Resultados e discussão Temos como resultado parcial da pesquisa a análise de dois documentos da maternidade, intitulados “Violência sexual” e “Abortamento”. Assinam como autoras do protocolo de violência sexual, dez profissionais, todas mulheres, três psicólogas, três assistentes sociais, duas médicas e duas enfermeiras. No documento, não há menção a referências ao quadro normativo-legal. Os referenciais técnicos são documentos do Ministério da Saúde do Brasil, do Fórum Brasileiro de Segurança Pública e uma referência específica relacionada ao HIV. Há menção à realização de testes rápidos e exames laboratoriais, sem especificá-los de maneira objetiva. O documento traz a possibilidade da interrupção legal da gestação, mas não o detalha e aborda as profilaxias a serem realizadas: contra gravidez indesejada, HIV, hepatite B, sífilis, tricomoníase, gonorreia, clamídia, cancro mole, e tétano. Há orientação para que sejam adotadas posturas livres de julgamento, reforçando que o acolhimento de sobreviventes de estupro é delicado e singular. Embora a autoria do documento reflita a multidisciplinariedade da equipe, que consta com as quatro áreas profissionais previstas e recomendadas pelo Ministério da Saúde para atendimento à sobreviventes de estupro, ele não consegue se destacar da visão tecnicista sobre a temática, tendo questões médicas preponderantes no documento. Já o protocolo “Abortamento” é assinado por três mulheres e um homem, todos médicos, e trata de todos as classificações de abortamento, incluindo o abortamento legal, que é colocado como um direito por risco materno, por gestação após estupro, por feto com malformação incompatível com a vida e por anencefalia fetal. A orientação quanto às técnicas de interrupção inclui a farmacológica, com uso de misoprostol e cirúrgica (AMIU e curetagem). Não há fluxogramas assistenciais nos documentos, assim como não há menção sobre referência e contrarreferência para outros serviços, somente garantia de acompanhamento, por aproximadamente seis meses, pela própria equipe do hospital. Há um foco, em ambos os protocolos, na garantia da privacidade, sigilo e no atendimento multiprofissional, apesar do documento “Abortamento” só contar com autores médicos.

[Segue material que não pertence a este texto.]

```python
class DecodeStats(ctypes.Structure):
    _fields_ = [(n, c_uint64) for n in ("n_ids", "n_docs", "n_unknown", "n_gathered", "n_bytes", "n_replacements", "n_docs_repaired")] + [
        (n, c_double) for n in ("lengths_ms", "gather_ms", "check_ms", "repair_ms", "total_ms")]


class LayoutStats(ctypes.Structure):
    _fields_ = [(n, c_uint64) for n in ("n_ids", "n_docs", "n_rows", "row_len", "n_truncated_docs", "n_ids_dropped", "n_pad_slots")] + [
        (n, c_double) for n in ("lengths_ms", "write_ms", "total_ms")]


class Layout(ctypes.Structure):
    _fields_ = [(n, c_uint32) for n in ("row_len", "pad_id", "bos_id", "eos_id", "flags")]


class ResumeStats(ctypes.Structure):
    _fields_ = [(n, c_uint64) for n in ("n_unique", "n_long", "tokens")] + [(n, c_double) for n in ("segment_ms", "build_ms")]


class PoolStats(ctypes.Structure):
    _fields_ = [(n, c_uint64) for n in ("n_calls", "n_words_added", "n_empty_dropped", "n_unique", "n_bytes", "slot_capacity",
                                        "arena_capacity", "slot_growths", "arena_growths")] + [
        (n, c_double) for n in ("pool_ms", "probe_ms", "append_ms", "total_ms")]


class Latency(ctypes.Structure):
    _fields_ = [(n, c_double) for n in ("launch_gap_us", "load_trip_us", "coherent_trip_us", "atomic_trip_us")]
# ... 590 lines not shown
```

Baseline: 46980.

## Add dynamic work-stealing of leftover scan tiles in sparse scan-skip kernel

In the sparse scan-skip kernel with 8 waves per block, each block first processes its static chunk. The remaining tiles are then split into smaller pieces that blocks claim dynamically through a tagged global atomic counter, instead of following a fixed round-robin stride over chunks. The aim is to reduce load imbalance and tail latency when tiles outnumber scan_grid*chunk. This adds one atomic claim plus a block barrier per piece and a per-block pieces-taken counter, and it adds profiling instrumentation and a stat field.

Measured after the change: 48190, median of 6. 1.03x the previous value.

```diff
diff --git a/include/yabpe.h b/include/yabpe.h
--- a/include/yabpe.h
+++ b/include/yabpe.h
@@ -100,6 +100,7 @@
     uint64_t exchanges_sampled;
     uint64_t exchange_p2p;
     uint64_t dense_launches, dense_merges;
+    uint64_t scan_skip_pieces_taken;
 } yabpe_stats_t;
 int yabpe_stats(yabpe_ctx *ctx, yabpe_stats_t *out);
 int yabpe_iter_log(yabpe_ctx *ctx, uint64_t *out_sites, uint64_t *out_live_slots, uint32_t cap, uint32_t *out_n);
diff --git a/yet-another-bpe_amd/csrc/steal_logic.h b/yet-another-bpe_amd/csrc/steal_logic.h
--- /dev/null
+++ b/yet-another-bpe_amd/csrc/steal_logic.h
@@ -0,0 +1,31 @@
+#pragma once
+#include <stdint.h>
+
+#include "tile_logic.h"
+
+#define YB_STEAL_TAG_SHIFT 24
+#define YB_STEAL_IDX_MASK ((1ull << YB_STEAL_TAG_SHIFT) - 1ull)
+
+YB_HD unsigned long long yb_steal_arm(unsigned long long tag) { return tag << YB_STEAL_TAG_SHIFT; }
+YB_HD bool yb_steal_current(unsigned long long word, unsigned long long tag) { return (word >> YB_STEAL_TAG_SHIFT) == tag; }
+YB_HD uint32_t yb_steal_idx(unsigned long long word) { return (uint32_t)(word & YB_STEAL_IDX_MASK); }
+
+template <class Ops>
+YB_HD uint32_t yb_steal_claim(Ops &ops, unsigned long long tag) {
+    unsigned long long old = ops.add(1ull);
+    if (!yb_steal_current(old, tag)) {
+        ops.max(yb_steal_arm(tag));
+        old = ops.add(1ull);
+    }
+    return yb_steal_idx(old);
+}
+
+YB_HD uint32_t yb_piece_tiles(uint32_t rest, uint32_t blocks, uint32_t chunk) {
+    if (blocks == 0u) blocks = 1u;
+    unsigned long long p = ((unsigned long long)rest + blocks - 1u) / blocks;
+    p = (p + 63ull) / 64ull * 64ull;
+    if (p < 256ull) p = 256ull;
+    if (p > (unsigned long long)chunk) p = chunk;
+    return (uint32_t)p;
+}
+YB_HD uint32_t yb_piece_count(uint32_t rest, uint32_t piece) { return piece ? (uint32_t)(((unsigned long long)rest + piece - 1u) / piece) : 0u; }
diff --git a/yet-another-bpe_amd/csrc/yabpe.hip b/yet-another-bpe_amd/csrc/yabpe.hip
--- a/yet-another-bpe_amd/csrc/yabpe.hip
+++ b/yet-another-bpe_amd/csrc/yabpe.hip
@@ -75,6 +75,7 @@
 
 constexpr uint32_t MAX_APPLY_BLOCKS = 8192;
 constexpr uint32_t MAX_LISTS = 2048;
+constexpr uint32_t BLK_READ_WORDS = 2 * MAX_LISTS + 16;
 thread_local std::string g_create_error;
 
 struct EventPair {
@@ -172,6 +173,7 @@
     uint32_t sig_stride = 0;
     unsigned long long *blk_read = nullptr;
     uint64_t scan_skip_launches = 0;
+    uint64_t piece_tag = 0;
     bool sig_valid = false;
     uint32_t sig_built_at = 0;
     uint64_t sig_tokens_at_build = 0;
@@ -1262,7 +1264,7 @@
     c->xeff_sum = 0;
     c->exchange_growths = 0;
     c->exchange_max_records = 0;
-    if (c->blk_read) HIPCHK(c, hipMemsetAsync(c->blk_read, 0, MAX_LISTS * 8, c->stream));
+    if (c->blk_read) HIPCHK(c, hipMemsetAsync(c->blk_read, 0, 2 * MAX_LISTS * 8, c->stream));
     c->stats.algo_bytes_total = 0;
     c->have_words = true;
     return YABPE_OK;
@@ -1410,13 +1412,18 @@
             const uint32_t n_chunks = (c->n_tiles + chunk - 1) / chunk;
             const uint32_t scan_grid = std::max(1u, std::min<uint32_t>(std::min<uint32_t>(n_chunks, target), MAX_LISTS));
             if (!c->blk_read) {
-                TRY(dmalloc(c, &c->blk_read, MAX_LISTS));
-                HIPCHK(c, hipMemsetAsync(c->blk_read, 0, MAX_LISTS * 8, c->stream));
+                TRY(dmalloc(c, &c->blk_read, BLK_READ_WORDS));
+                HIPCHK(c, hipMemsetAsync(c->blk_read, 0, BLK_READ_WORDS * 8, c->stream));
             }
+            const uint32_t rest = c->n_tiles - std::min<uint64_t>(c->n_tiles, (uint64_t)scan_grid * chunk);
+            const bool pieces = rest && nw == 8 && optv(c, "chunk_steal", 1);
+            const uint32_t piece = !rest ? 0u : pieces ? yb_piece_tiles(rest, scan_grid, chunk) : chunk;
             if (optv(c, "agg_small", 1) && !c->weighted && c->st_host->best_count * 4 < 48ull * std::max<uint32_t>(1u, c->n_cu * 3))
                 P.agg_mask = (uint32_t)(c->kmax_now > 2 ? AGG_N : nw >= 16 ? AGG_N / 2 : AGG_N / 4) - 1u;
             const uint32_t rr_blocks = rank_rides ? rank_blocks : 0u;
-            ScanSkipParams SQ{P, c->blk_read, scan_grid, kt, chunk, R, fuse_params(scan_grid), LW, scan_grid + rr_blocks};
+            ScanSkipParams SQ{P, c->blk_read, scan_grid, kt, chunk, R, fuse_params(scan_grid), LW, scan_grid + rr_blocks,
+                              piece, pieces ? yb_piece_count(rest, piece) : 0u, pieces ? c->blk_read + 2 * MAX_LISTS : nullptr,
+                              pieces ? ++c->piece_tag : 0ull, c->blk_read + MAX_LISTS};
             c->blk_used = std::max(c->blk_used, scan_grid);
             const uint32_t grid = scan_grid + rr_blocks + long_blocks;
 #define YB_LAUNCH_SPARSE(NW_)                                                                                        \
@@ -1941,10 +1948,12 @@
     c->stats.exchange_max_records = c->exchange_max_records;
     c->stats.scan_skip_launches = c->scan_skip_launches;
     c->stats.scan_skip_tiles_read = 0;
+    c->stats.scan_skip_pieces_taken = 0;
     if (c->blk_read) {
-        std::vector<unsigned long long> br(MAX_LISTS);
-        HIPCHK(c, hipMemcpy(br.data(), c->blk_read, MAX_LISTS * 8, hipMemcpyDeviceToHost));
-        for (auto v : br) c->stats.scan_skip_tiles_read += v;
+        std::vector<unsigned long long> br(2 * MAX_LISTS);
+        HIPCHK(c, hipMemcpy(br.data(), c->blk_read, 2 * MAX_LISTS * 8, hipMemcpyDeviceToHost));
+        for (uint32_t i = 0; i < MAX_LISTS; ++i) c->stats.scan_skip_tiles_read += br[i];
+        for (uint32_t i = MAX_LISTS; i < 2 * MAX_LISTS; ++i) c->stats.scan_skip_pieces_taken += br[i];
     }
     *out = c->stats;
     return YABPE_OK;
@@ -2102,10 +2111,21 @@
     if (reset) {
         std::vector<unsigned long long> z(65536 * 4, 0ull);
         for (size_t i = 0; i < 65536; ++i) z[i * 4] = ~0ull;
+#ifdef YB_PROFILE_LAUNCH
+        {
+            std::vector<unsigned long long> zw(65536 * 8, 0ull);
+            if (hipMemcpyToSymbol(HIP_SYMBOL(yb::g_launch_wg), zw.data(), zw.size() * 8) != hipSuccess) return -1;
+        }
+#endif
         return hipMemcpyToSymbol(HIP_SYMBOL(yb::g_launch_prof), z.data(), z.size() * 8) == hipSuccess ? 0 : -1;
     }
     return hipMemcpyFromSymbol(out, HIP_SYMBOL(yb::g_launch_prof), (size_t)65536 * 32) == hipSuccess ? 0 : -1;
 }
+#ifdef YB_PROFILE_LAUNCH
+int yabpe_debug_launch_wg(unsigned long long *out) {
+    return hipMemcpyFromSymbol(out, HIP_SYMBOL(yb::g_launch_wg), (size_t)65536 * 64) == hipSuccess ? 0 : -1;
+}
+#endif
 int yabpe_debug_stop_hist(unsigned long long *out) {
     return hipMemcpyFromSymbol(out, HIP_SYMBOL(yb::g_stop_hist), (size_t)65536 * 8) == hipSuccess ? 0 : -1;
 }
diff --git a/yet-another-bpe_amd/csrc/yabpe_kernels.h b/yet-another-bpe_amd/csrc/yabpe_kernels.h
--- a/yet-another-bpe_amd/csrc/yabpe_kernels.h
+++ b/yet-another-bpe_amd/csrc/yabpe_kernels.h
@@ -5,6 +5,7 @@
 #include <type_traits>
 
 #include "limit_logic.h"
+#include "steal_logic.h"
 #include "tile_logic.h"
 
 namespace yb {
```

Conclusões/Considerações finais É interessante constatar que, apesar do crescimento recente do número de projetos de lei na esfera federal que buscam restringir o acesso ao aborto, o estado do Ceará se destaca dessa realidade a partir de iniciativas de estruturação da Rede Pontos de Luz e da expansão do número de serviços cadastrados para realizar aborto legal. Espera-se que esse estudo de caso aponte os avanços conquistados não só no serviço pesquisado, mas em toda a rede assistencial, identifique os obstáculos a serem ultrapassados, e sirva como referência para traçar estratégias de melhorias nos cuidados às situações de aborto legal.